Observar al jardinero
Eso traslada Adriano en el libro de sus recuerdos de otros momentos vividos, cuando habla el idioma de los campamentos -«el deformado latín por la presión de las lenguas bárbaras»-, cuando hace de contable y se ocupa de liquidar cuentas de Asia o de un pequeño asentamiento británico, del oficio de juez... Y piensa Adriano en el médico ambulante, en el obrero que repara calzadas, en el soldador de cañerías de agua... «Y hoy, mientras desde las terrazas de la Villa observo a los esclavos que podan las ramas o escardan los arriates, pienso sobre todo en el sabio ir y venir del jardinero».
En la nota final al libro, Marguerite Yourcenar invita a los lectores a interesarse por «ese lugar único que es la Villa Adriana». Esa «hermosa ruina» excavada a lo largo de las décadas es solo un ademán de lo que fue la realidad, incluso una sombra de los grabados conservados desde el Renacimiento. Cita Yourcenar, por ejemplo, los dibujos del Ciudadano Ponce ('Arabesques antiques des bains de Livie et de la Villa Adriana', París, 1789), con imágenes de estucos hoy desaparecidos, pero también otros trabajos de Gaston Boissiers, H. Winnefeld y Pierre Gusman, incluso R. Paribeni y H. Kähler, más próximos a este tiempo. Cuando en los museos se habla de exedras y nichos de ninfas, posiblemente los historiadores del arte piensen en la arquitectura adriánica, pues dice la autora francesa que eran frecuentes en las ciudades de la campiña durante el siglo primero y también adornaron los pabellones del palacio de Tíbur. Hay que volver a las descripciones de las grandes construcciones de Adriano, ya fuera en Roma o en otras partes del Imperio, de su biógrafo Esparciano, y a las crónicas de Malalas.
«La vida es atroz, y lo sabemos», pone Yourcenar en boca de Adriano. «Pero precisamente porque espero poco de la condición humana, los periodos de felicidad, los progresos parciales, los esfuerzos de reanudación y de continuidad me parecen otros tantos prodigios, que casi compensan la inmensa acumulación de males, fracasos, incuria y error.
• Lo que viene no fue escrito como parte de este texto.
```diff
+template <typename TV, typename T, bool DOT, int C4>
+int lxw_ring_launch(const spmv_hip_csr_plan* pl, hipStream_t st, const LxwRing& r,
+                    const int32_t* rowptr, const int32_t* colind, const TV* values,
+                    T alpha, const T* in, T beta, T* out, DotOut dot)
+{
+  const int nrb = (pl->num_rows + kRows - 1) / kRows;
+  const int grid = lxw_grid(pl, (int)sizeof(T), 2);
+  RowBlockOrder ord = pl->row_block_order(nrb);
+  ord.xcd_group = pl->lat_xcd_group;
+  if (pl->zwalk && pl->zw_table && pl->zw_grid == grid) {
+    ord.table = pl->zw_table;
+    ord.num_slots = pl->zw_slots;
+  }
+  auto kern
+      = ord.table
+            ? (pl->nontemporal ? csr_lxw_ring_kernel<TV, T, DOT, true, true, C4>
+                               : csr_lxw_ring_kernel<TV, T, DOT, false, true, C4>)
+            : (pl->nontemporal ? csr_lxw_ring_kernel<TV, T, DOT, true, false, C4>
+                               : csr_lxw_ring_kernel<TV, T, DOT, false, false, C4>);
+  if (r.lds > 48 * 1024)
+    SPMV_CHECK_HIP(hipFuncSetAttribute(
+        reinterpret_cast<const void*>(kern),
+        hipFuncAttributeMaxDynamicSharedMemorySize, (int)r.lds));
+  hipLaunchKernelGGL(kern, dim3(grid), dim3(kRingBlock), r.lds, st, pl->num_rows,
+                     pl->num_cols, pl->nnz, rowptr, colind, values, pl->lx_lidx,
+                     C4 ? pl->lx_code : nullptr, pl->lxw_rec, alpha, in, beta, out,
+                     dot, ord, r.vcap, r.ibytes, r.xcap);
+  SPMV_CHECK_LAUNCH();
+  return SPMV_HIP_OK;
+}
+
 template <typename TV, typename T, bool DOT, bool XW, int C4>
 int lxw_launch_c(const spmv_hip_csr_plan* pl, hipStream_t st,
                  const int32_t* rowptr, const int32_t* colind, const TV* values,
                  T alpha, const T* in, T beta, T* out, DotOut dot)
 {
+  if constexpr (!XW && sizeof(T) == 8) {
+    if (pl->lx_ring == kRingDepth && aligned16(rowptr)
+        && (beta == T(0) || aligned16(out))) {
+      const LxwRing r = lxw_ring_geom(pl, (int)sizeof(TV), (int)sizeof(T));
+      if (r.ok)
+        return lxw_ring_launch<TV, T, DOT, C4>(pl, st, r, rowptr, colind, values,
+                                               alpha, in, beta, out, dot);
+    }
+  }
   const LxwGeom g = lxw_geom(pl, (int)sizeof(T), XW ? 4 : 2);
   const int vcap = g.vcap * (int)(sizeof(T) / sizeof(TV));
   const int nrb = (pl->num_rows + kRows - 1) / kRows;
@@ -474,6 +782,23 @@
   return lxw_grid(pl, elem_bytes, 2);
 }
 
+int spmv_lxw_ring(const spmv_hip_csr_plan* pl, int* lds_bytes)
+{
+  int depth = 2;
+  size_t lds = 0;
+  if (pl->lxw_rec) {
+    lds = lxw_geom(pl, 8, 2).lds;
+    const LxwRing r = lxw_ring_geom(pl, pl->lx_v32 && pl->lx_val32 ? 4 : 8, 8);
+    if (pl->lx_ring == kRingDepth && r.ok && aligned16(pl->rowptr0)) {
+      depth = kRingDepth;
+      lds = r.lds;
+    }
+  }
+  if (lds_bytes)
+    *lds_bytes = (int)lds;
+  return depth;
+}
+
 int spmv_xw_grid(const spmv_hip_csr_plan* pl, int elem_bytes)
 {
   return lxw_grid(pl, elem_bytes, 4);
```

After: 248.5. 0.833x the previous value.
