# rmcar17/SpectralClusterSupertree

Measured on AMD Instinct MI355X. Metric: top-level PCG build + Fiedler solve wall-time (s) at N taxa, 1/2/4/8 MI355X, lower is better.
Workload: dtype f64 (loop operator: fp32 image of W; fp64 renewal + confirmation)

## Files before the change

spectralclustersupertree_amd/csrc/scs_build.hip:

```cpp

#include <algorithm>

#include "scs_internal.h"

typedef unsigned long long u64;
typedef unsigned int u32;

constexpr u32 DEPTH_INF = 0xFFFFFFFFu;


__device__ __forceinline__ void rmq_offsets(int m, int a, int b, int (&o)[2]) {
    const int k = 31 - __clz(b - a);
    o[0] = k * m + a;
    o[1] = k * m + b - (1 << k);
}

template <typename K>
__device__ __forceinline__ K rmq_min(const K *__restrict__ base, int m, int a, int b) {
    int o[2];
    rmq_offsets(m, a, b, o);
    const K x = base[o[0]], y = base[o[1]];
    return x < y ? x : y;
}

// ... 31 lines not shown
}

__global__ void k_positions_values(const int64_t *__restrict__ tree_off,
                                   const int32_t *__restrict__ leaf_taxon,
                                   const int32_t *__restrict__ adj_depth,
                                   const double *__restrict__ adj_val,
                                   const double *__restrict__ tree_w, int t0, int tl0,
                                   int32_t *__restrict__ pos, int64_t npad,
                                   const int64_t *__restrict__ st_off, double *__restrict__ stv) {
    const int tl = tl0 + blockIdx.y;
    const int t = t0 + tl;
    const int64_t off = tree_off[t];
    const int n = (int)(tree_off[t + 1] - off);
    const int p = blockIdx.x * blockDim.x + threadIdx.x;
    if (p >= n) return;
    const unsigned tx = (unsigned)leaf_taxon[off + p];
    if (tx < (unsigned)npad) pos[(int64_t)tl * npad + tx] = p;
    if (p < n - 1)
        stv[st_off[tl] + p] = adj_depth[off + p] ? adj_val[off + p] * tree_w[t] : 0.0;
}

template <typename K, typename PICK>
__global__ void k_sparse_level(const int64_t *__restrict__ tree_off, int t0, int tl0, int k,
                               const int64_t *__restrict__ st_off, K *__restrict__ st,
                               const int64_t *__restrict__ am_off, argmin_t *__restrict__ am_all, PICK pick) {
    const int tl = tl0 + blockIdx.y;
    const int m = (int)(tree_off[t0 + tl + 1] - tree_off[t0 + tl]) - 1;
    const int p = blockIdx.x * blockDim.x + threadIdx.x;
    if (m < (1 << k) || p > m - (1 << k)) return;
    K *base = st + st_off[tl];
    const int half = 1 << (k - 1);
    const K a = base[(int64_t)(k - 1) * m + p], b = base[(int64_t)(k - 1) * m + p + half];
    base[(int64_t)k * m + p] = pick(a, b);
    if (k > ARGMIN_MAX_LEVEL) return;
    argmin_t *am = am_all + am_off[tl];
    const bool right = pick.right_less(a, b);
    int off = right ? half : 0;
    if (k > 1) off += (int)am[(int64_t)(k - 2) * m + p + (right ? half : 0)];
    am[(int64_t)(k - 1) * m + p] = (argmin_t)off;
}

constexpr int FUSED_UNROLL = 4;
template <typename K, typename PICK>
__global__ __launch_bounds__(1024) void k_sparse_levels_fused(const int64_t *__restrict__ tree_off, int t0, int tl0,
                                                               const int64_t *__restrict__ st_off,
                                                               K *__restrict__ st,
                                                               const int64_t *__restrict__ am_off,
                                                               argmin_t *__restrict__ am_all, PICK pick) {
    const int tl = tl0 + blockIdx.x;
    const int m = (int)(tree_off[t0 + tl + 1] - tree_off[t0 + tl]) - 1;
    K *base = st + st_off[tl];
    argmin_t *am = am_all + am_off[tl];
    for (int k = 1; (1 << k) <= m; ++k) {
        const K *prev = base + (int64_t)(k - 1) * m;
        K *cur = base + (int64_t)k * m;
        const int half = 1 << (k - 1), last = m - (1 << k);
        const argmin_t *am_prev = am + (int64_t)(k - 2) * m;
        argmin_t *am_cur = am + (int64_t)(k - 1) * m;
        for (int p0 = threadIdx.x; p0 <= last; p0 += 1024 * FUSED_UNROLL) {
            K a[FUSED_UNROLL], b[FUSED_UNROLL];
            int oa[FUSED_UNROLL], ob[FUSED_UNROLL];
#pragma unroll
            for (int u = 0; u < FUSED_UNROLL; ++u) {
                const int p = p0 + u * 1024;
                oa[u] = ob[u] = 0;
                if (p <= last) {
                    a[u] = prev[p];
                    b[u] = prev[p + half];
                    if (k > 1) {
                        oa[u] = (int)am_prev[p];
                        ob[u] = (int)am_prev[p + half];
                    }
                }
            }
#pragma unroll
            for (int u = 0; u < FUSED_UNROLL; ++u) {
                const int p = p0 + u * 1024;
                if (p <= last) {
                    cur[p] = pick(a[u], b[u]);
                    am_cur[p] = (argmin_t)(pick.right_less(a[u], b[u]) ? half + ob[u] : oa[u]);
                }
            }
        }
        __syncthreads();
    }
}
constexpr int SPARSE_FUSED_MAX_LEAVES = 32768;
static_assert(SPARSE_FUSED_MAX_LEAVES <= (1 << ARGMIN_MAX_LEVEL), "every level of a fused table has an argmin level");
struct pick_smaller_value {
    __device__ double operator()(double a, double b) const { return a < b ? a : b; }
    __device__ bool right_less(double a, double b) const { return b < a; }
};

__device__ __forceinline__ double min_f64(double a, double b) {
#ifdef SCS_MIN_ASM
    double r;
    asm("v_min_f64 %0, %1, %2" : "=v"(r) : "v"(a), "v"(b));
    return r;
#else
    return __builtin_fmin(a, b);
#endif
}

#include "scs_mono.h"
#include "scs_mono_wide.h"
#include "scs_gen.h"
struct pick_shallower_pair {
    __device__ gap_entry operator()(const gap_entry a, const gap_entry b) const { return gap_min(a, b); }
    __device__ bool right_less(const gap_entry a, const gap_entry b) const { return b.d < a.d; }
};
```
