template <bool WALLS, bool OVF = true, bool COOP = false>
POB_D void qcontacts_position(csys_t *Sp, const float *LT, const float *WT, QBody &b, const QLds &L, QGround &gc,
                              const QWalls &ws, v3 (&DX)[QNB], v3 (&DA)[QNB], const float fric) {
  csys_t &S = *launder(Sp);
  const HCon SC{fric, S.inv_h};
  GuardBranch g;
  {
    const v3 rv_leg = qrot_xy(qcap_end(S, LT, 2, 0), b.q[2]);
    v3 pe[2];
    qground_detect(S, LT, b, rv_leg, gc, pe);
#pragma unroll
    for (int c = 0; c < 2; ++c) {
      POB_FENCE();
      const int l = qcontact_body(c);
      if (gc.pen[c] > 0.0f)
        oground_position(g, SC, gc.pen[c], pe[c], qground_r(S, LT, c), q_inv_mass(S, LT, l), b.x[l], b.q[l],
                         L.get4(l, QF_PQ), L.get3(l, QF_PX), DX[l], DA[l]);
    }
  }
  if (!WALLS || !__any(ws.nct != 0)) return;
  POB_FENCE();
  if constexpr (COOP) {
    const float *sg = L.pool();
#pragma unroll
    for (int l = 0; l < QNB; ++l) {
      const int c1 = ws.cb[l + 1];
      if (!__any(ws.cb[l] < c1)) continue;
      const v3 px = L.get3(l, QF_PX);
      const q4 pq = L.get4(l, QF_PQ);
      const v3 rv = l == 0 ? V(0.0f, 0.0f, 0.0f) : qrot_xy(qcap_end(S, LT, l, 0), b.q[l]);
      const float r = q_cap_r(S, LT, l), im = q_inv_mass(S, LT, l);
      int c = qblock_next_hit(sg, ws.cb[l], c1);
#pragma unroll 1
      while (__any(c < c1)) {
        if (c < c1) {
          const float *p = sg + bw_con_off(c);
          const float tau = p[0], dist = p[4];
          const v3 pe = l == 0 ? b.x[0] : vfma(rv, tau, b.x[l]);
          owall_position(g, SC, r - dist, pe, V(p[1], p[2], p[3]), 1e-6f + dist, im, b.x[l], b.q[l], pq, px, DX[l], DA[l]);
          ++c;
        }
        c = qblock_next_hit(sg, c, c1);
      }
    }
    return;
  }
  v3 px[QNB];
  q4 pq[QNB];
#pragma unroll
  for (int l = 0; l < QNB; ++l) { px[l] = L.get3(l, QF_PX); pq[l] = L.get4(l, QF_PQ); }
#if POB_QUAD_WAVE_WALK
  if (!OVF) {
    const float *pool = L.pool();
    int ci = ws.nct > 0 ? __float_as_int(*L.head()) : -1;
#pragma unroll 1
    while (__any(ci >= 0)) {
      if (ci >= 0) {
        const float *c = pool + 6 * ci;
        const int meta = __float_as_int(c[5]);
        qwall_pos_one(g, S, SC, LT, b.x, b.q, px, pq, meta & 3, c[0], V(c[1], c[2], c[3]), c[4], DX, DA);
        ci = (meta >> 2) - 1;
      }
    }
    return;
  }
#endif
  const bool ovf = ws.nct > QK;
  const int nc = ovf ? 0 : ws.nct;
#pragma unroll 1
  for (int i = 0; i < QK; ++i) {
    if (!__any(i < nc)) break;
    if (i < nc) {
      const float *c = ws.c + 6 * i;
      qwall_pos_one(g, S, SC, LT, b.x, b.q, px, pq, (int)c[0], c[1], V(c[2], c[3], c[4]), c[5], DX, DA);
    }
  }
  if (!OVF) return;
#if POB_QUAD_REWALK_INLINE
#ifndef POB_EXP_NO_REWALK
  if (__any(ovf)) qwalls_rewalk_inl<false>(S, LT, WT, b, L, ws, ovf, fric, DX, DA);
#endif
  if (false) {
#else
  if (__any(ovf)) {
#endif
    QOvf st;
#pragma unroll
    for (int l = 0; l < QNB; ++l) {
      st.x[l] = b.x[l]; st.q[l] = b.q[l]; st.px[l] = px[l]; st.pq[l] = pq[l]; st.d0[l] = DX[l]; st.d1[l] = DA[l];
      st.a[l] = V(ws.seg[6 * l], ws.seg[6 * l + 1], ws.seg[6 * l + 2]);
      st.b[l] = V(ws.seg[6 * l + 3], ws.seg[6 * l + 4], ws.seg[6 * l + 5]);
    }
    st.fric = fric;
    st.on = ovf ? 1 : 0;
    qwalls_rewalk<false>(Sp, LT, WT, &st);
#pragma unroll
    for (int l = 0; l < QNB; ++l) { DX[l] = st.d0[l]; DA[l] = st.d1[l]; b.x[l] = st.x[l]; b.q[l] = st.q[l]; }
  }
}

Vendrán las catástrofes y las ruinas; el desorden triunfará, pero también, de tiempo en tiempo, el orden. La paz reinará otra vez entre dos períodos de guerra; las palabras libertad, humanidad y justicia recobrarán aquí y allí el sentido que hemos tratado de darles. No todos nuestros libros perecerán; nuestras estatuas mutiladas serán rehechas, y otras cúpulas y frontones nacerán de nuestros frontones y cúpulas; algunos hombres pensarán, trabajarán y sentirán como nosotros; me atrevo a contar con esos continuadores nacidos a intervalos irregulares a lo largo de los siglos, con esa intermitente inmortalidad. Si los bárbaros terminan por apoderarse del imperio del mundo, se verán obligados a adoptar algunos de nuestros métodos y terminarán por parecerse a nosotros (...)».
Martínez Arnaldos cierra el libro, continúa el silencio. Se alza en medio de la concurrencia encantada, y anima un brindis. «Hemos de aceptar serenamente esas vicisitudes de la Roma eterna». Nos abrazamos con ojos fraternos. Este sitio de Adriano alonga la alegría.